### DATA EXCERPTS
....

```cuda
template <bool FAST, bool SEG>
__device__ MV_TILE_INLINE void tilePass(const ViewParams &P, int count, unsigned long long *spill, int view, int rowLo, int bandTiles, int batch, bool final) {
    const SmemLayout L = smemLayout(P.triCap);
    const TriCover *cover = reinterpret_cast<const TriCover *>(g_viewSmem + L.cover);
    const TriShade *shade = reinterpret_cast<const TriShade *>(g_viewSmem + L.shade);
    unsigned long long *frag = reinterpret_cast<unsigned long long *>(g_viewSmem + L.frag) + (threadIdx.x >> 5) * 128;
    uint16_t *smallList = reinterpret_cast<uint16_t *>(g_viewSmem + L.small) + (threadIdx.x >> 5) * kSmallList;
    int32_t *tileCtr = &reinterpret_cast<ViewMisc *>(g_viewSmem + L.misc)->tileCtr;
    const int lane = threadIdx.x & 31;
    const int tilesX = P.W >> 5;
    for (;;) {
        int tile = 0;
        if (lane == 0) tile = atomicAdd(tileCtr, 1);
        tile = __shfl_sync(0xffffffffu, tile, 0);
        if (tile >= bandTiles) break;
        const int tk = tile / tilesX, ty = tk;
        const int tx0 = (tile - tk * tilesX) * 32, ty0 = rowLo + ty * 4;
        const int px = tx0 + (lane & 7) * 4, py = ty0 + (lane >> 3);
        const int sx32 = px * 256 + 128, sy32 = py * 256 + 128;
        unsigned long long best[4] = {0ull, 0ull, 0ull, 0ull};
// ... 208 lines not shown
    }
    return c;
}

#ifdef MV_VIEW_MAXNREG
#define MV_VIEW_BOUNDS __maxnreg__(MV_VIEW_MAXNREG)
#else
#define MV_VIEW_BOUNDS __launch_bounds__(kThreads, MV_VIEW_MIN_CTAS)
#endif
template <bool FAST, Items ITEMS = Items::All, bool SEG = false> __global__ void MV_VIEW_BOUNDS viewKernel(const __grid_constant__ ViewParams P) {
    constexpr bool CAM = ITEMS == Items::Cameras;
    unsigned char *smem = g_viewSmem;
    const SmemLayout L = smemLayout(P.triCap);
    MvInstance *stage = reinterpret_cast<MvInstance *>(smem + L.stage);
    TriCover *cover = reinterpret_cast<TriCover *>(smem + L.cover);
    TriShade *shade = reinterpret_cast<TriShade *>(smem + L.shade);
    float *xf = reinterpret_cast<float *>(smem + L.xf);
    int32_t *off = reinterpret_cast<int32_t *>(smem + L.off);
    float *meshV = reinterpret_cast<float *>(smem + L.meshV);
    uint8_t *meshI = smem + L.meshI;
    uint16_t *slowAll = reinterpret_cast<uint16_t *>(smem + L.slow);
    ClipVert *clipScratch = reinterpret_cast<ClipVert *>(smem + L.clip + (threadIdx.x >> 5) * 1024u);
    static_assert(4 * kClipVerts * sizeof(ClipVert) <= 1024, "a warp's clip polygons share its fragment buffer");
    ViewMisc &M = *reinterpret_cast<ViewMisc *>(smem + L.misc);
    const int tid = threadIdx.x, lane = tid & 31, warp = tid >> 5;

    for (int i = tid; i < kMeshVerts * 6; i += kThreads) {
        const int v = i / 6, c = i - v * 6;
        float val;
        if (v < kVCapsule) val = c_boxVerts[v][c];
        else if (v < kVSphere) val = c_capsuleVerts[v - kVCapsule][c];
// ... 40 lines not shown
                const uint32_t *flag = P.ready + env;
                uint32_t v;
                while (true) {
                    asm volatile("ld.acquire.gpu.global.u32 %0, [%1];" : "=r"(v) : "l"(flag) : "memory");
                    if (v == P.readyStamp) break;
                    __nanosleep(200);
                }
                asm volatile("fence.proxy.async;" ::: "memory");
            }
            M.itemStart = (unsigned long long)clock64();
            M.nTris = 0;
            M.nValid = 0x7fffffff;
            M.tileCtr = 0;
            M.nSlow[0] = 0; M.nSlow[1] = 0;
            for (int q = 0; q < 8; ++q) M.stat[q] = 0;
        }
        __syncthreads();
        if (!prefetched) {
            if (tid < 16) M.view[tid] = __ldcg(P.views + size_t(view) * 16 + tid);
            else if (tid < 24) M.counts[tid - 16] = live ? __ldcg(P.instCounts + env * 8 + (tid - 16)) : 0;
            __syncthreads();
        }
        const int nInst = M.counts[1];
        const int nChunks = (nInst + kInstChunk - 1) / kInstChunk;
        if (tid == 0 && nChunks > 0 && !prefetched) {
            const uint32_t bytes = uint32_t(min(nInst, kInstChunk)) * uint32_t(sizeof(MvInstance));
            mbarExpectTx(&M.bar[0], bytes);
            bulkG2S(stage, inst, bytes, &M.bar[0]);
        }
        M4 viewM;
// ... 217 lines not shown
                            int base = 0;
                            if (lane == 0) base = reserveTris(cx, __popc(vm));
                            base = __shfl_sync(0xffffffffu, base, 0);
                            if (base < 0) done = false;
                            else if (vis) writeTri<FAST>(cx, base + __popc(vm & ((1u << lane) - 1u)), pp[0], pp[k], pp[k + 1], sa, sb, sc, tb, color, keyBase + uint32_t(t));
                        }
                        if (done) { if (lane == 0) slowList[sidx] = uint16_t(e | 0x8000); }
                        else slowFull = true;
                        if (CAM && done && band == 0 && P.rangeCount) {
                            const unsigned wm = __ballot_sync(0xffffffffu, wide);
                            if (lane == 0 && wm) atomicAdd(P.rangeCount, uint32_t(__popc(wm)));
                        }
                        __syncwarp();
                    }
                    if (!__syncthreads_or((pending || slowFull) ? 1 : 0)) break;
                    tilePass<FAST, SEG>(P, min(M.nTris, M.nValid), spill, view, rowLo, bandTiles, batch, false);
                    if (P.stats && tid == 0) M.stat[5] += uint32_t(min(M.nTris, M.nValid));
                    ++batch;
                    again = true;
                    __syncthreads();
                    if (tid == 0) { M.nTris = 0; M.nValid = 0x7fffffff; M.tileCtr = 0; }
                    __syncthreads();
                }
            }
            __syncthreads();
            if (P.stats) tcItem += clock64() - tw2;
        }
        const long long tc2 = P.stats ? clock64() : 0;
        if (tid == 0) {
            const uint32_t nc = claimWork<ITEMS>(P, total);
            int pre = 0;
            if (nc < total) {
                const int nview = P.viewBase + int(nc / uint32_t(bands)), nenv = CAM ? P.camEnv[nview] : nview / P.A;
                const bool nlive = !CAM || (nenv >= 0 && nenv < P.numEnvs);
                bool ready = true;
// ... 13 lines not shown
#pragma unroll
                    for (int q = 0; q < 16; ++q) M.view[q] = vm[q];
#pragma unroll
                    for (int q = 0; q < 8; ++q) M.counts[q] = cn[q];
                    if (cn[1] > 0) {
                        const uint32_t bytes = uint32_t(min(cn[1], kInstChunk)) * uint32_t(sizeof(MvInstance));
                        mbarExpectTx(&M.bar[0], bytes);
                        bulkG2S(stage, P.instances + size_t(nenv) * size_t(P.instStride), bytes, &M.bar[0]);
                    }
                    pre = 1;
                }
            }
            M.claim = nc; M.prefetched = pre;
        }
        if (live) {
            tilePass<FAST, SEG>(P, min(M.nTris, M.nValid), spill, view, rowLo, bandTiles, batch, true);
        } else {
            const size_t px0 = (size_t(view) * P.H + size_t(rowLo)) * P.W;
            for (int q = tid; q < ((rowHi - rowLo + 1) * P.W) >> 2; q += kThreads) {
                const size_t p = px0 + size_t(q) * 4;
                *reinterpret_cast<uint4 *>(P.obs + p * 4) = make_uint4(0u, 0u, 0u, 0u);
                if (P.depth) *reinterpret_cast<float4 *>(P.depth + p) = make_float4(0.0f, 0.0f, 0.0f, 0.0f);
                if (SEG) *reinterpret_cast<uint2 *>(P.seg + p) = make_uint2(0u, 0u);
            }
        }
        __syncthreads();
        if (P.viewCost && tid == 0) P.viewCost[claim] = uint32_t(min((unsigned long long)clock64() - M.itemStart, 0xffffffffull * 16ull) >> 4);
        if (P.stats && tid < 8) {
            unsigned long long v = M.stat[tid];
            if (tid == 0) v = 1;
            if (tid == 5) v += (unsigned long long)min(M.nTris, M.nValid);
            if (tid == 6) v = (unsigned long long)(batch + 1);
            atomicAdd(P.stats + tid, v);
            if (tid == 0) {
                const long long tc3 = clock64();
                atomicAdd(P.stats + 8, (unsigned long long)(tc1 - tc0)); atomicAdd(P.stats + 9, (unsigned long long)tcWait);
                atomicAdd(P.stats + 10, (unsigned long long)tcInst); atomicAdd(P.stats + 11, (unsigned long long)tcItem);
                atomicAdd(P.stats + 12, (unsigned long long)(tc3 - tc2)); atomicAdd(P.stats + 13, (unsigned long long)(tc3 - tc0));
            }
        }
    }
    if (P.viewCost) {
        if (tid == 0) {
            __threadfence();
            M.lastCta = atomicAdd(P.exitCounter, 1u) == gridDim.x - 1u ? 1 : 0;
        }
        __syncthreads();
        if (M.lastCta) {
            __threadfence();
            uint32_t *bins = reinterpret_cast<uint32_t *>(smem + L.sched);
            const int E = P.N / P.A;
            uint32_t *costS = reinterpret_cast<uint32_t *>(smem + L.cover);
            const int capS = int((L.xf - L.cover) / 4u);
            const bool inSmem = E <= capS;
            if (inSmem) {
                for (int e = tid; e < E; e += kThreads) costS[e] = 0u;
                __syncthreads();
                const uint32_t perEnv = uint32_t(P.A) * uint32_t(P.bands);
                const int items = int(total);
                for (int v0 = tid; v0 < items; v0 += 4 * kThreads) {
                    uint32_t c[4];
#pragma unroll
                    for (int q = 0; q < 4; ++q) { const int v = v0 + q * kThreads; c[q] = v < items ? __ldcg(P.viewCost + v) : 0u; }
#pragma unroll
                    for (int q = 0; q < 4; ++q) { const int v = v0 + q * kThreads; if (v < items) atomicAdd(&costS[uint32_t(v) / perEnv], c[q]); }
                }
                __syncthreads();
            }
// ... 47 lines not shown
```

....

### WHAT IS NEEDED
If a line above holds the string "bytes", copy it out.

### EXPECTED ANSWER
            const uint32_t bytes = uint32_t(min(nInst, kInstChunk)) * uint32_t(sizeof(MvInstance));
            mbarExpectTx(&M.bar[0], bytes);
            bulkG2S(stage, inst, bytes, &M.bar[0]);
                        const uint32_t bytes = uint32_t(min(cn[1], kInstChunk)) * uint32_t(sizeof(MvInstance));
                        mbarExpectTx(&M.bar[0], bytes);
                        bulkG2S(stage, P.instances + size_t(nenv) * size_t(P.instStride), bytes, &M.bar[0]);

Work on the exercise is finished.